Frequently, faculty members are relegated to a simple faculty listing that shows their contact information and office number, but nothing more. Sometimes, the faculty isn’t a part of the academic program website at all. But faculty members are real people with interesting stories to tell and personalities beyond their titles. The more prospective students can relate to the people they will be learning from, the more likely they are to enroll in your program. 

Here are four ways to make your faculty and academic program content shine:

1. Provide context for coursework and curriculum. 

Consider asking faculty to provide a bit of context about what they are teaching, how they teach it, and why they are passionate about the subject. Supplementing a dry course description with a short sentence or two about the person behind the course can help prospective students better imagine what their real learning experience will be like. 

2. Integrate faculty members’ social media. 

If faculty members are particularly active on social media, consider pulling their feed onto the website, or hand-picking a key tweet or two to give visitors a sense of their personalities and what currently interests them.

3. Show the work. 

Faculty members are producing research findings and papers, uploading presentation slides, and being interviewed on radio and TV. Too often the fruits of their efforts never make it to the program website. Instead of saying you have exceptional faculty doing incredible things, show prospects some of the real work that’s being done.
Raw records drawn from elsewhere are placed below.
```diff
diff --git a/gamd_amd/csrc/wide.hip b/gamd_amd/csrc/wide.hip
--- a/gamd_amd/csrc/wide.hip
+++ b/gamd_amd/csrc/wide.hip
@@ -421,7 +421,7 @@
     __shared__ float obuf[4][32][3];
     __shared__ float red[2][4][32];
 
-    if (a.counters[CNT_OVERFLOW] || a.devflags[DEVFLAG_FROZEN]) return;
+    if (!(a.mode == 0 && a.l0_const) && (a.counters[CNT_OVERFLOW] || a.devflags[DEVFLAG_FROZEN])) return;
     if (a.mode == 0 && a.l0_gate && a.counters[CNT_REBUILD] == 0) return;
 
     const int lane = threadIdx.x & 63, slot = lane & 31, half = lane >> 5;
diff --git a/gamd_amd/csrc/wide_d.hip b/gamd_amd/csrc/wide_d.hip
--- a/gamd_amd/csrc/wide_d.hip
+++ b/gamd_amd/csrc/wide_d.hip
@@ -365,7 +365,7 @@
     __shared__ float obuf[4][32][3];
     __shared__ float red[2][4][32];
 
-    if (a.counters[CNT_OVERFLOW] || a.devflags[DEVFLAG_FROZEN]) return;
+    if (!(a.mode == 0 && a.l0_const) && (a.counters[CNT_OVERFLOW] || a.devflags[DEVFLAG_FROZEN])) return;
     if (a.mode == 0 && a.l0_gate && a.counters[CNT_REBUILD] == 0) return;
 
     const int lane = threadIdx.x & 63, slot = lane & 31, half = lane >> 5;
diff --git a/gamd_amd/engine.py b/gamd_amd/engine.py
--- a/gamd_amd/engine.py
+++ b/gamd_amd/engine.py
@@ -17,6 +17,8 @@
 SELF_LOOP = {"dgl07_noop": 0, "append_zero_feature_loops": 1}
 KSEL_FORCE_GENERIC_WIDTH = 1
 KSEL_NO_LAYER0_HOIST = 4
+KSEL_NO_L0_TABLE_CACHE = 8
+KSEL_NO_ENC_OVERLAP = 32
 
 
 def _box3(box) -> np.ndarray:
diff --git a/include/gamd_hip.h b/include/gamd_hip.h
--- a/include/gamd_hip.h
+++ b/include/gamd_hip.h
@@ -38,7 +38,8 @@
     int32_t n_boxes;
 } gamd_config;
 enum { GAMD_SELF_LOOP_DGL07_NOOP = 0, GAMD_SELF_LOOP_APPEND_ZERO_FEATURE = 1 };
-enum { GAMD_KSEL_FORCE_GENERIC_WIDTH = 1, GAMD_KSEL_FORCE_HALF_QUANTUM = 2, GAMD_KSEL_NO_LAYER0_HOIST = 4 };
+enum { GAMD_KSEL_FORCE_GENERIC_WIDTH = 1, GAMD_KSEL_FORCE_HALF_QUANTUM = 2, GAMD_KSEL_NO_LAYER0_HOIST = 4,
+       GAMD_KSEL_NO_L0_TABLE_CACHE = 8, GAMD_KSEL_NO_ENC_OVERLAP = 32 };
 
 const char* gamd_version(void);
 const char* gamd_last_error(void);
```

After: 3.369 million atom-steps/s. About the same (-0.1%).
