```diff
diff --git a/quip_for_all_amd/csrc/engine_sync.hip.h b/quip_for_all_amd/csrc/engine_sync.hip.h
--- a/quip_for_all_amd/csrc/engine_sync.hip.h
+++ b/quip_for_all_amd/csrc/engine_sync.hip.h
@@ -36,6 +36,22 @@
 }
 __device__ __forceinline__ void ld16_keep(u32x4_t& dst, const void* p) {
   asm volatile("global_load_dwordx4 %0, %1, off sc1" : "+v"(dst) : "v"(p) : "memory");
+}
+template <int O1, int O2, int O3>
+__device__ __forceinline__ void ld16x4_if(bool on, u32x4_t& d0, u32x4_t& d1, u32x4_t& d2, u32x4_t& d3, const void* p) {
+  const uint32_t m = (uint32_t)__builtin_amdgcn_readfirstlane(on ? -1 : 0);
+  uint64_t keep;
+  asm volatile("s_mov_b64 %4, exec\n\t"
+               "s_and_b32 exec_lo, exec_lo, %5\n\t"
+               "s_and_b32 exec_hi, exec_hi, %5\n\t"
+               "global_load_dwordx4 %0, %6, off sc1\n\t"
+               "global_load_dwordx4 %1, %6, off offset:%7 sc1\n\t"
+               "global_load_dwordx4 %2, %6, off offset:%8 sc1\n\t"
+               "global_load_dwordx4 %3, %6, off offset:%9 sc1\n\t"
+               "s_mov_b64 exec, %4"
+               : "=&v"(d0), "=&v"(d1), "=&v"(d2), "=&v"(d3), "=&s"(keep)
+               : "s"(m), "v"(p), "n"(O1), "n"(O2), "n"(O3)
+               : "memory", "scc");
 }
 __device__ __forceinline__ void ld8(u32x2_t& dst, const void* p) {
   asm volatile("global_load_dwordx2 %0, %1, off sc1" : "=v"(dst) : "v"(p) : "memory");
```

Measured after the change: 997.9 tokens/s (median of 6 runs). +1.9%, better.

Upload the paper. Embed the news interview video or radio interview audio recording. Share the Slideshare deck. It’s more work, but it conveys the current accomplishments that are taking place outside the classroom.

4. Move beyond the standard headshot photo. 

Let’s be honest — nobody likes sitting for the requisite staff photo. Even when you manage to track everyone down, the resulting pics are rarely warm and personal. Consider using more candid photos of faculty in place of or in addition to the directory bust. Get pictures of them with their favorite pets, playing their favorite instruments or sports, or at their favorite spots on campus. These photos won’t tell prospective students anything more about the academic programs, per se, but they will provide a valuable peek into the real people who teach them.